---------- Data shown

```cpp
__global__ void __launch_bounds__(TILE_PIX, GSR_BWD_M2D_WAVES)
render_bwd_m2d_kernel(Camera cam, const uint2* __restrict__ ranges, const PointEntry* __restrict__ point_list,
                      const float4* __restrict__ rr, const uint32_t* __restrict__ blocksums,
                      const float* __restrict__ final_T, const uint32_t* __restrict__ n_contrib,
                      const float* __restrict__ dL_dpix, const float* __restrict__ dL_dpix2, float* __restrict__ inst,
                      BwdGuard guard, unsigned long long* clk) {
    using V = MapM2dVariant;
    kclock_begin(clk);
    RenderDiag dg;
    dg.begin();
    if (guard.overflow()) {
        kclock_end(clk);
        return;
    }
    __shared__ __attribute__((aligned(16))) char smem[BwdShape<V>::bytes];
    const int tid = threadIdx.x;
    const int tile = sched_tile(cam), tx = tile % cam.gx, ty = tile / cam.gx;
    dg.tile(tile);
    const int px = tx * TILE_X + tile_px(tid);
    const int py = ty * TILE_Y + tile_py(tid);
    BwdPix pin{0.f, 0u, 0.f, 0.f, 0.f, 0.f, 0.f, 0.f};
    load_bwd_pix<V::DUAL, V::Q2>(pin, cam, px, py, final_T, n_contrib, dL_dpix, dL_dpix2);
    bwd_tile<V>(cam, tile, pin, ranges, point_list, rr, blocksums, inst, guard, smem, dg);
    dg.end();
    kclock_end(clk);
}

constexpr size_t track_lds_bytes() {
    return FwdShape<true>::bytes > BwdShape<TrackVariant>::bytes ? FwdShape<true>::bytes : BwdShape<TrackVariant>::bytes;
}
template <bool IMAGES>
__global__ void __launch_bounds__(TILE_PIX, 5)
render_track_kernel(Camera cam, const uint2* __restrict__ ranges, PointEntry* __restrict__ point_list,
                    uint64_t* __restrict__ keys, const float4* __restrict__ rr, const uint32_t* __restrict__ blocksums,
                    float* __restrict__ final_T, uint32_t* __restrict__ n_contrib, float* __restrict__ out_color,
                    float* __restrict__ out_color2, float* __restrict__ out_depth, SpecGuard guard,
                    unsigned long long* clk, TrackL1 l1, float* __restrict__ inst) {
    kclock_begin(clk);
    RenderDiag dg;
    dg.begin();
    if (guard.overflow()) {
        kclock_end(clk);
        return;
    }
    __shared__ __attribute__((aligned(16))) char smem[track_lds_bytes()];
    if constexpr (!IMAGES) {
        final_T = nullptr;
        cam.rowmax = nullptr;
    }
    const int tile = sched_tile(cam);
    dg.tile(tile);
    const FwdPix f = fwd_tile<true>(cam, tile, ranges, point_list, keys, rr, guard, smem, dg);
    float grad[4];
    constexpr bool kStoreGrads = false;
    static_assert(!kStoreGrads, "render_track_kernel's callers pass no gradient images");
    fwd_epilogue<true, true, kStoreGrads>(cam, tile, f, final_T, n_contrib, out_color, out_color2, out_depth, l1,
                                          grad);
    __syncthreads();
    const BwdPix pin{f.T, f.last16 >> 4, grad[0], grad[1], grad[2], grad[3], 0.f, 0.f};
    Camera cb = cam;
    cb.rowmax = nullptr;
    bwd_tile<TrackVariant>(cb, tile, pin, ranges, point_list, rr, blocksums, inst,
                           BwdGuard{guard.counters, guard.cap_inst}, smem, dg);
    dg.end();
    kclock_end(clk);
}

int track_records_stride() { return BwdShape<TrackVariant>::RS; }

hipError_t launch_render_track(const Camera& cam, const uint2* ranges, uint64_t* point_list, uint64_t* keys,
                               GeomPtrs geo, float* final_T, uint32_t* n_contrib, float* out_color,
                               float* out_color2, float* out_depth, SpecGuard guard, const TrackL1& l1, float* inst,
                               hipStream_t s, unsigned long long* clk) {
    auto k = final_T != nullptr ? render_track_kernel<true> : render_track_kernel<false>;
    hipLaunchKernelGGL(k, dim3(cam.gx * cam.gy), dim3(TILE_PIX), 0, s, cam, ranges, point_list,
                       keys, geo.rr, geo.blocksums, final_T, n_contrib, out_color, out_color2, out_depth, guard, clk,
                       l1, inst);
    return hipGetLastError();
}

struct BwdTerms {
    bool op, c1, c2;
    int q2;
};
static BwdTerms bwd_terms(unsigned need, bool dual) {
    return {(need & NEED_OPACITY) != 0, (need & NEED_COLORS) != 0, dual && (need & NEED_COLORS2),
            (dual && (need & NEED_DL2_CH0_ONLY)) ? 1 : 3};
}

RecLayout bwd_rec_layout(unsigned need, bool dual) {
    const auto [op, c1, c2, q2] = bwd_terms(need, dual);
    return rec_sums(op, c1, c2, q2).rec;
}

using RenderBwdFn = decltype(render_bwd_of<TrackVariant>());
struct PickRenderBwd {
    template <bool DUAL, bool OP, bool C1, bool C2, bool Q1>
    RenderBwdFn operator()() const {
        if constexpr (!DUAL && (C2 || Q1)) return nullptr;
        else return render_bwd_of<BwdVariant<DUAL, OP, C1, C2, Q1 ? 1 : 3>>();
    }
};

hipError_t launch_render_bwd(const Camera& cam, const uint2* ranges, const uint64_t* point_list, GeomPtrs geo,
                             const float* final_T, const uint32_t* n_contrib, const float* dL_dpix,
                             const float* colors2, const float* dL_dpix2, unsigned need, float* inst,
                             BwdGuard guard, hipStream_t s, unsigned long long* clk) {
    const auto [op, c1, c2, q2] = bwd_terms(need, colors2 != nullptr);
    const auto k = dispatch_bools(PickRenderBwd{}, colors2 != nullptr, op, c1, c2, q2 == 1);
    hipLaunchKernelGGL(k, dim3(cam.gx * cam.gy), dim3(TILE_PIX), 0, s, cam, ranges, point_list, geo.rr, geo.blocksums,
                       final_T, n_contrib, dL_dpix, dL_dpix2, inst, guard, clk);
    return hipGetLastError();
}

int m2d_record_stride() { return BwdShape<MapM2dVariant>::RS; }
static_assert(BwdShape<MapM2dVariant>::O_M1 == M2D_REC_PAIR && BwdShape<MapM2dVariant>::NV == M2D_REC_PAIR + 2 &&
                  BwdShape<MapM2dVariant>::RS <= INST_REC_MAX,
              "the M2D1 record: the mapping variant's ten sums, then the pair");

hipError_t launch_render_bwd_m2d(const Camera& cam, const uint2* ranges, const uint64_t* point_list, GeomPtrs geo,
                                 const float* final_T, const uint32_t* n_contrib, const float* dL_dpix,
                                 const float* dL_dpix2, float* inst, BwdGuard guard, hipStream_t s,
                                 unsigned long long* clk) {
    hipLaunchKernelGGL(render_bwd_m2d_kernel, dim3(cam.gx * cam.gy), dim3(TILE_PIX), 0, s, cam, ranges, point_list,
                       geo.rr, geo.blocksums, final_T, n_contrib, dL_dpix, dL_dpix2, inst, guard, clk);
    return hipGetLastError();
}

template <bool POSE, bool SHL, bool M2D1 = false>
__device__ __forceinline__ void gauss_bwd_body(Camera cam, GaussIn g, GeomPtrs geo, const int* __restrict__ radii,
                                               const float* __restrict__ inst, RecLayout rec, GradsOut out,
                                               BwdGuard guard, PoseFuse pf, M2dOut m1 = M2dOut{}) {
    static_assert(!M2D1 || !POSE, "M2D1: the mapping backward only");
    if constexpr (!SHL) {
        g.shs = nullptr;
        g.M = 0;
    }
    const int i = blockIdx.x * blockDim.x + threadIdx.x;
    if (!POSE && i >= g.P) return;
    const bool live = i < g.P;
    const int nsh = g.shs ? (cam.sh_degree + 1) * (cam.sh_degree + 1) : 0;
    float g2[9] = {0.f, 0.f, 0.f, 0.f, 0.f, 0.f, 0.f, 0.f, 0.f};
    float dcol2[3] = {0.f, 0.f, 0.f};
    [[maybe_unused]] float m2d1[2] = {0.f, 0.f};
    float dmean[3] = {0.f, 0.f, 0.f}, dcov[6] = {0.f, 0.f, 0.f, 0.f, 0.f, 0.f}, dscale[3] = {0.f, 0.f, 0.f},
          drot[4] = {0.f, 0.f, 0.f, 0.f};
    float dsh[48];
#pragma unroll
    for (int k = 0; k < 48; k++) dsh[k] = 0.f;
    GaussGeom gg;
    gg.m = make_float3(0.f, 0.f, 0.f);
    gg.s = make_float3(0.f, 0.f, 0.f);
    gg.q = make_float4(0.f, 0.f, 0.f, 0.f);
    const int rad = live ? radii[i] : 0;
    const bool xf_geom = POSE && pf.ls;
    TrackXf x;
    x.mw = pf.means_world; x.ur = pf.unnorm_rot; x.ls = pf.ls; x.scols = pf.scols;
    XfRaw xr{};
    if (xf_geom && live) xr = track_xform_load(x, i, false);
    uint32_t off = 0, cnt = 0, tl = 0xFFFFFFFFu;
    if (POSE && live && rad > 0) {
        off = geo.offsets[i];
        cnt = geo.tiles[i];
        tl = reinterpret_cast<const uint32_t*>(geo.bin)[4 * (size_t)i + 3];
    }
    __shared__ Pose s_pose;
    if constexpr (POSE) {
        if (pf.ls || pf.scols != 1) {
            if (threadIdx.x == 0) s_pose = make_pose(pf.cam_q, pf.cam_t, pf.qs);
            __syncthreads();
        }
    }
    if (live && (POSE || rad > 0)) {
        if (xf_geom) {
            const Pose ps = s_pose;
            float m[3], sv[3];
            track_xform_geom_raw(xr, x.scols, ps, m, gg.q, sv);
            gg.m = make_float3(m[0], m[1], m[2]);
            gg.s = make_float3(sv[0], sv[1], sv[2]);
        } else {
            gg = load_geom(g, i);
        }
    }
    if (live && rad > 0 && !guard.overflow()) {
        if (!POSE) {
            off = geo.offsets[i];
            cnt = geo.tiles[i];
            tl = reinterpret_cast<const uint32_t*>(geo.bin)[4 * (size_t)i + 3];
        }
        float acc[INST_REC_MAX];
#pragma unroll
        for (int m = 0; m < INST_REC_MAX; m++) acc[m] = 0.f;
        const int np = rec.stride / 2;
        constexpr int RU = 4;
// ... 258 lines not shown
```

### splatam_amd/csrc/gsr_binning.hip

```cpp
#include "gsr_clock.h"
#include "gsr_dispatch.h"
#include "gsr_launch.h"
#include "gsr_layout.h"
#include "gsr_wave.h"

namespace gsr {

constexpr int SCAN_THREADS = 1024;
constexpr int SCAN_ITEMS = 4;

template <bool AGENT_TILES>
__device__ void scan_counts_body(const uint32_t* __restrict__ wgsum, uint32_t* __restrict__ blocksums, uint32_t nb,
                                 const uint32_t* __restrict__ tile_count, uint32_t tile_stride, uint32_t ntiles,
                                 uint2* __restrict__ ranges, uint32_t* __restrict__ counters, uint32_t sort_cap,
                                 uint32_t* __restrict__ status) {
    __shared__ uint32_t wsums[SCAN_THREADS / 64];
    __shared__ uint32_t s_carry, s_max, s_viol;
    const int tid = threadIdx.x, lane = tid & 63, w = tid >> 6;
    if (tid == 0) s_viol = 0;
    for (int pass = 0; pass < 2; pass++) {
        const uint32_t n = pass == 0 ? nb : ntiles;
        const uint32_t* src = pass == 0 ? wgsum : tile_count;
        if (tid == 0) { s_carry = 0; s_max = 0; }
        __syncthreads();
        uint32_t vmax = 0, viol = 0;
        for (uint32_t base = 0; base < n; base += SCAN_THREADS * SCAN_ITEMS) {
            uint32_t x[SCAN_ITEMS], sum = 0;
            const uint32_t i0 = base + (uint32_t)tid * SCAN_ITEMS;
#pragma unroll
            for (int k = 0; k < SCAN_ITEMS; k++) {
                const uint32_t* ps = src + (size_t)(i0 + k) * (pass == 0 ? 1u : tile_stride);
                x[k] = (i0 + k < n) ? ((AGENT_TILES && pass == 1) ? ld_agent(ps) : *ps) : 0u;
                if (pass == 0) {
                    viol |= x[k] >> 31;
                    x[k] &= 0x7fffffffu;
                }
                sum += x[k];
                vmax = max(vmax, x[k]);
            }
            uint32_t incl = wave_incl_scan(sum);
            if (lane == 63) wsums[w] = incl;
            __syncthreads();
            if (w == 0) {
                uint32_t ws = (lane < SCAN_THREADS / 64) ? wsums[lane] : 0u;
                uint32_t wi = wave_incl_scan(ws);
                if (lane < SCAN_THREADS / 64) wsums[lane] = wi - ws;
            }
            __syncthreads();
            uint32_t run = s_carry + wsums[w] + incl - sum;
#pragma unroll
            for (int k = 0; k < SCAN_ITEMS; k++) {
                if (i0 + k < n) {
                    if (pass == 0) blocksums[i0 + k] = run;
                    else ranges[i0 + k] = make_uint2(run, run + x[k]);
                }
                run += x[k];
            }
            __syncthreads();
            if (tid == SCAN_THREADS - 1) s_carry = run;
            __syncthreads();
        }
        atomicMax(&s_max, vmax);
        if (viol) atomicOr(&s_viol, 1u);
        __syncthreads();
        if (tid == 0) {
            if (pass == 0) {
                counters[0] = s_carry;
                counters[1] = s_viol;
                if (status) status_merge(status, s_carry, s_viol, 0u, 0u);
            } else {
                counters[2] = s_max;
                counters[3] = sort_cap;
                if (status) status_merge(status, 0u, 0u, s_max, sort_cap);
            }
        }
        __syncthreads();
    }
}

__global__ void __launch_bounds__(SCAN_THREADS)
scan_counts_kernel(const uint32_t* __restrict__ wgsum, uint32_t* __restrict__ blocksums, uint32_t nb,
                   const uint32_t* __restrict__ tile_count,
                   uint32_t tile_stride, uint32_t ntiles, uint2* __restrict__ ranges,
                   uint32_t* __restrict__ counters, uint32_t sort_cap, uint32_t* __restrict__ status) {
    scan_counts_body<false>(wgsum, blocksums, nb, tile_count, tile_stride, ntiles, ranges, counters, sort_cap, status);
}
// ... 31 lines not shown
    const bool in_regs = rq <= CS_RQ;
    if (t < ntiles) {
        if (in_regs) {
#pragma unroll
            for (int k = 0; k < CS_RQ; k++) {
                vals[k] = b0 + k < b1 ? counts[(size_t)(b0 + k) * ntiles + t] : 0u;
                sum += vals[k];
            }
        } else {
#pragma unroll 4
            for (int b = b0; b < b1; b++) sum += counts[(size_t)b * ntiles + t];
        }
    }
    s_part[q][tl] = sum;
    __syncthreads();
    {
        static_assert(CS_PARTS == 64 || CS_PARTS == 32, "one or two tile columns per wave");
        constexpr int CPW = 64 / CS_PARTS;
        const int w = threadIdx.x >> 6, lane = threadIdx.x & 63;
        const int part = lane % CS_PARTS, colw = CPW * w + lane / CS_PARTS;
        const uint32_t v = s_part[part][colw];
        uint32_t inc = wave_incl_scan(v);
        if (CPW == 2) {
            const uint32_t lo_tot = (uint32_t)__shfl((int)inc, 31);
            if (lane >= 32) inc -= lo_tot;
        }
        s_part[part][colw] = inc - v;
    }
    __syncthreads();
    uint32_t run = s_part[q][tl];
    if (t < ntiles) {
        if (in_regs) {
#pragma unroll
            for (int k = 0; k < CS_RQ; k++)
                if (b0 + k < b1) {
                    counts[(size_t)(b0 + k) * ntiles + t] = run;
                    run += vals[k];
                }
        } else {
#pragma unroll 4
            for (int b = b0; b < b1; b++) {
                const uint32_t v = counts[(size_t)b * ntiles + t];
                counts[(size_t)b * ntiles + t] = run;
                run += v;
            }
        }
        if (q == CS_PARTS - 1) {
            if (TAIL) st_agent(&tot[t], run);
            else tot[t] = run;
        }
    }
    if (!TAIL) return;
    if (!last_block_arrive(&geo.counters[4])) return;
    scan_counts_body<true>(geo.wgsum, geo.blocksums, (uint32_t)nb, tot, 1u, (uint32_t)ntiles, ranges, geo.counters,
                           sort_cap, status);
}
template <bool TAIL, int CT, bool CLK>
__global__ void __launch_bounds__(CS_THREADS)
tile_colscan_kernel(uint32_t* __restrict__ counts, int nb, int ntiles, uint32_t* __restrict__ tot, GeomPtrs geo,
                    uint2* __restrict__ ranges, uint32_t sort_cap, uint32_t* __restrict__ status,
                    unsigned long long* clk, Gate gate) {
    if (gate.off()) return;
    if constexpr (CLK) kclock_begin(clk);
    tile_colscan_body<TAIL, CT>(counts, nb, ntiles, tot, geo, ranges, sort_cap, status);
    if constexpr (CLK) kclock_end(clk);
}
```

--------------------

- **What the task requires**
Check each line of the records for "threadIdx" and copy the ones that contain it.

- **Response for this exercise**
    const int tid = threadIdx.x;
    const int i = blockIdx.x * blockDim.x + threadIdx.x;
            if (threadIdx.x == 0) s_pose = make_pose(pf.cam_q, pf.cam_t, pf.qs);
    const int tid = threadIdx.x, lane = tid & 63, w = tid >> 6;
        const int w = threadIdx.x >> 6, lane = threadIdx.x & 63;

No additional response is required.